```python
if __name__ == "__main__":
    if "--asan" in sys.argv:
        build_asan()
    elif "--arena-check" in sys.argv:
        build_arena_check()
    elif "--dw-bound-check" in sys.argv:
        build_dw_bound_check()
    elif "--plan-cache-check" in sys.argv:
        build_plan_cache_check()
    elif "--switches-check" in sys.argv:
        build_switches_check()
    elif "--jpeg-batch-plan-check" in sys.argv:
        build_jpeg_batch_plan_check()
    elif "--sr-tiles-check" in sys.argv:
        build_sr_tiles_check()
    elif "--ws-pool-check" in sys.argv:
        build_ws_pool_check()
    elif "--variant" in sys.argv:
        build_variant(sys.argv[sys.argv.index("--variant") + 1])
    else:
        build(force="--force" in sys.argv)
```

face-detection-with-yolov11-sahi-and-real-esrgan_amd/csrc/conv_route.cpp:

```cpp
#include "conv_route.hpp"

#include <algorithm>

#include "api_util.hpp"
#include "conv_args.hpp"
#include "engine.hpp"
#include "trunk.hpp"

namespace ffp {

namespace {

using F = ConvFamily;
constexpr ConvShapeInfo kShapes[SHAPE_COUNT] = {
    {SHAPE_WIDE, F::GENERIC, "generic", "wide"},         {SHAPE_WIDE_H, F::GENERIC, "generic", "wideH"},
    {SHAPE_NARROW2, F::GENERIC, "generic", "narrow2"},   {SHAPE_NARROW2_H, F::GENERIC, "generic", "narrow2H"},
    {SHAPE_NARROW1, F::GENERIC, "generic", "narrow1"},   {SHAPE_NARROW1_H, F::GENERIC, "generic", "narrow1H"},
    {SHAPE_ROWS, F::ROWS, "rows", "rows"},               {SHAPE_ROWS_3STAGE, F::ROWS, "rows", "rows"},
    {SHAPE_ROWS_2TILE, F::ROWS, "rows", "rows"},         {SHAPE_ROWS16, F::ROWS16, "rows16", "rows16"},
    {SHAPE_PW_1X4, F::PW, "pw", "pw1x4"},                {SHAPE_PW_2X2, F::PW, "pw", "pw2x2"},
    {SHAPE_PW_2X1, F::PW, "pw", "pw2x1"},                {SHAPE_PW_1X4W, F::PW, "pw", "pw1x4w"},
    {SHAPE_PW_2X2W, F::PW, "pw", "pw2x2w"},              {SHAPE_PW_2X1W, F::PW, "pw", "pw2x1w"},
    {SHAPE_PW_1X4S, F::PW, "pw", "pw1x4s"},              {SHAPE_K3D_128, F::K3D, "k3d", "d128"},
    {SHAPE_K3D_64, F::K3D, "k3d", "d64"},                {SHAPE_K3D_32, F::K3D, "k3d", "d32"},
    {SHAPE_K3D_128X256, F::K3D, "k3d", "d128x256"},      {SHAPE_K3D_64X256, F::K3D, "k3d", "d64x256"},
    {SHAPE_PW_2X2S, F::PW, "pw", "pw2x2s"},              {SHAPE_ROWS16_RES, F::ROWS16, "rows16", "rows16"},
    {SHAPE_ROWS16PC, F::ROWS16PC, "rows16pc", "rows16pc"}, {SHAPE_TRUNK, F::TRUNK, "trunk", "trunk"},
};
constexpr ConvShapeInfo kDwPw{SHAPE_DWPW, F::DWPW, "dwpw", "dw3"};
constexpr bool table_in_order() {
  for (int i = 0; i < SHAPE_COUNT; ++i) if (kShapes[i].shape != i) return false;
  return true;
}
static_assert(table_in_order(), "conv shape table: row i holds shape i");
static_assert(SHAPE_COUNT <= 32 && SHAPE_DWPW >= 32, "forceable shapes fit a 32-bit candidate mask; route-only numbers lie above them");

bool family_runs(ConvFamily family, int shape, const ConvOp& op, const ConvArgs& a) {
  switch (family) {
    case F::GENERIC: return true;
    case F::ROWS: return conv_rows_eligible(op, a, shape);
    case F::ROWS16:
    case F::ROWS16PC: return conv_rows16_eligible(op, a, shape);
    case F::PW: return conv_pw_mask(op, a) & shape_bit(shape);
    case F::K3D: return conv_k3d_mask(op, a) & shape_bit(shape);
    case F::TRUNK: return conv_trunk_layer_ok(op);
    case F::DWPW: return conv_dwpw_eligible(op);
    case F::DIRECT: break;
  }
  return false;
}

}

const ConvShapeInfo* conv_shape_info(int shape) {
  if (shape < 0 || shape >= SHAPE_COUNT) return nullptr;
  return &kShapes[shape];
}

const ConvShapeInfo* conv_route_info(int shape) { return shape == SHAPE_DWPW ? &kDwPw : conv_shape_info(shape); }

ConvArgs conv_route_args(const ConvOp& op) { return op.dw || conv_direct_eligible(op) ? ConvArgs{} : make_conv_args(op); }

ConvRoute conv_route(const ConvOp& op, const ConvArgs& a) {
  if (op.dw) {
    FFP_CHECK((op.force_shape < 0 || op.force_shape == SHAPE_DWPW) && conv_dwpw_eligible(op), FFP_ERR_ARG, "conv %s: the depthwise-fused kernel cannot run this op", op.pc->name.c_str());
    return {F::DWPW, SHAPE_DWPW};
  }
  if (conv_direct_eligible(op)) {
    FFP_CHECK(!op.gate, FFP_ERR_ARG, "conv %s: the image-input kernel cannot honour a gate", op.pc->name.c_str());
    return {F::DIRECT, SHAPE_AUTO};
  }
  if (op.force_shape >= 0) {
    const ConvShapeInfo* s = conv_shape_info(op.force_shape);
    FFP_CHECK(s, FFP_ERR_ARG, "conv %s: %d is not a shape number", op.pc->name.c_str(), op.force_shape);
    FFP_CHECK(family_runs(s->family, s->shape, op, a), FFP_ERR_ARG, "conv %s: %s shape %d cannot run this op", op.pc->name.c_str(), s->family_name, s->shape);
    return {s->family, s->shape};
  }
  if (sw().rows16 && conv_rows16_eligible(op, a, SHAPE_ROWS16)) {
    if (sw().rows16_pc && a.dbg == 0) return {F::ROWS16PC, SHAPE_ROWS16PC};
    if (sw().rows16_res && conv_rows16_eligible(op, a, SHAPE_ROWS16_RES)) return {F::ROWS16, SHAPE_ROWS16_RES};
    return {F::ROWS16, SHAPE_ROWS16};
  }
  if (conv_rows_eligible(op, a, SHAPE_ROWS)) return {F::ROWS, SHAPE_ROWS};
  return {F::GENERIC, conv_generic_choose(op, a)};
}

unsigned conv_candidates(const ConvOp& op, const ConvArgs& a) {
  return conv_generic_mask(op, a) | (sw().pw ? conv_pw_mask(op, a) : 0u) | (sw().k3d ? conv_k3d_mask(op, a) : 0u);
}

void launch_conv(const ConvOp& op, hipStream_t st) {
  ConvArgs a = conv_route_args(op);
  const ConvRoute r = conv_route(op, a);
  switch (r.family) {
    case F::DIRECT: launch_conv_direct(op, st); return;
    case F::GENERIC: launch_conv_generic(a, r.shape, op, st); break;
    case F::ROWS: launch_conv_rows(a, r.shape, op.out.lvl, st); break;
    case F::ROWS16: launch_conv_rows16(a, r.shape, *op.pc, op.out.lvl, st); break;
    case F::ROWS16PC: launch_conv_rows16pc(a, *op.pc, op.out.lvl, st); break;
    case F::PW: launch_conv_pw(a, r.shape, st); break;
    case F::K3D: launch_conv_k3d(a, r.shape, op.stride, op.out.lvl, st); break;
    case F::DWPW: launch_conv_dwpw(op, st); break;
    case F::TRUNK: {
      TrunkPlan tp(std::vector<ConvOp>{op});
      tp.launch(st, op.dbg);
      FFP_HIP(hipStreamSynchronize(st));
      return;
    }
  }
  FFP_HIP(hipGetLastError());
}

std::string conv_variant(const ConvOp& op) {
  const PackedConv& pc = *op.pc;
  const ConvRoute r = conv_route(op, conv_route_args(op));
  if (r.family == F::DIRECT) return std::string(pc.dt == F32 ? "f32" : "f16") + "_k3_direct";
  char buf[64];
  snprintf(buf, sizeof(buf), "%s_k%ds%d_%s", pc.dt == F16 ? "f16" : pc.split ? "f32x3" : "f32", pc.k, op.stride, conv_route_info(r.shape)->suffix);
  return buf;
}

int conv_tune(const ConvOp& op, hipStream_t st) {
  const PackedConv& pc = *op.pc;
  const ConvArgs a = conv_route_args(op);
  const ConvRoute r = conv_route(op, a);
  if (op.force_shape >= 0 || r.family != F::GENERIC) return -1;
  const unsigned mask = conv_candidates(op, a);
  if (__builtin_popcount(mask) < 2) return -1;
  const int heur = r.shape;
  ScopedEvent e0, e1;
  auto time_shape = [&](int shape, int iters) {
    ConvOp o = op;
    o.force_shape = shape;
    o.gate = nullptr;
    FFP_HIP(hipEventRecord(e0, st));
    for (int i = 0; i < iters; ++i) launch_conv(o, st);
    FFP_HIP(hipEventRecord(e1, st));
    FFP_HIP(hipEventSynchronize(e1));
    float ms = 0.f;
    FFP_HIP(hipEventElapsedTime(&ms, e0, e1));
    return ms * 1e3f / iters;
  };
  float best_t = 0.f, heur_t = 0.f;
  int best = -1;
  for (int shape = 0; shape < SHAPE_COUNT; ++shape) {
    if (!(mask & shape_bit(shape))) continue;
    const float t1 = time_shape(shape, 2);
    const int iters = std::min(24, std::max(3, (int)(300.f / std::max(t1, 1.f))));
    const float t = time_shape(shape, iters);
    if (shape == heur) heur_t = t;
    if (best < 0 || t < best_t) { best = shape; best_t = t; }
    if (sw().tune_log) {
      ConvOp o = op;
      o.force_shape = shape;
      fprintf(stderr, "[tune] %-28s %4d->%4d k%d s%d px %9lld  shape %2d %-22s %9.1f us%s\n", pc.name.c_str(), pc.cin_real, pc.cout, pc.k, op.stride,
              (long long)op.out.lvl->actual_px(), shape, conv_variant(o).c_str(), t, shape == heur ? "  (heuristic)" : "");
    }
  }
  if (heur_t > 0.f && best_t > 0.97f * heur_t) return heur;
  return best;
}

}
// ... 1 lines not shown
```

face-detection-with-yolov11-sahi-and-real-esrgan_amd/csrc/conv_route.hpp:

```cpp
#pragma once
#include "ops.hpp"

namespace ffp {

struct ConvArgs;

enum ConvShape : int {
  SHAPE_AUTO = -1,
  SHAPE_WIDE = 0, SHAPE_WIDE_H, SHAPE_NARROW2, SHAPE_NARROW2_H, SHAPE_NARROW1, SHAPE_NARROW1_H,
  SHAPE_ROWS = 6, SHAPE_ROWS_3STAGE, SHAPE_ROWS_2TILE,
  SHAPE_ROWS16 = 9,
  SHAPE_PW_1X4 = 10, SHAPE_PW_2X2, SHAPE_PW_2X1, SHAPE_PW_1X4W, SHAPE_PW_2X2W, SHAPE_PW_2X1W,
  SHAPE_PW_1X4S = 16,
  SHAPE_K3D_128 = 17, SHAPE_K3D_64, SHAPE_K3D_32, SHAPE_K3D_128X256, SHAPE_K3D_64X256,
  SHAPE_PW_2X2S = 22,
  SHAPE_ROWS16_RES = 23,
  SHAPE_ROWS16PC = 24,
  SHAPE_TRUNK = 25,
  SHAPE_COUNT,
  SHAPE_DWPW = 64
};
constexpr unsigned shape_bit(int shape) { return 1u << shape; }

enum class ConvFamily { DIRECT, GENERIC, ROWS, ROWS16, ROWS16PC, PW, K3D, TRUNK, DWPW };

struct ConvShapeInfo { int shape; ConvFamily family; const char* family_name; const char* suffix; };
const ConvShapeInfo* conv_shape_info(int shape);
const ConvShapeInfo* conv_route_info(int shape);

struct ConvRoute { ConvFamily family; int shape; };
ConvRoute conv_route(const ConvOp& op, const ConvArgs& a);
ConvArgs conv_route_args(const ConvOp& op);
unsigned conv_candidates(const ConvOp& op, const ConvArgs& a);

}
```

face-detection-with-yolov11-sahi-and-real-esrgan_amd/csrc/conv_rows16.hip:

```cpp
#include <algorithm>
#include <cstdlib>
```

• Aim of the exercise: Filter the data down to the lines that contain the string "detection", and copy them.

• Answer section:
face-detection-with-yolov11-sahi-and-real-esrgan_amd/csrc/conv_route.cpp:
face-detection-with-yolov11-sahi-and-real-esrgan_amd/csrc/conv_route.hpp:
face-detection-with-yolov11-sahi-and-real-esrgan_amd/csrc/conv_rows16.hip:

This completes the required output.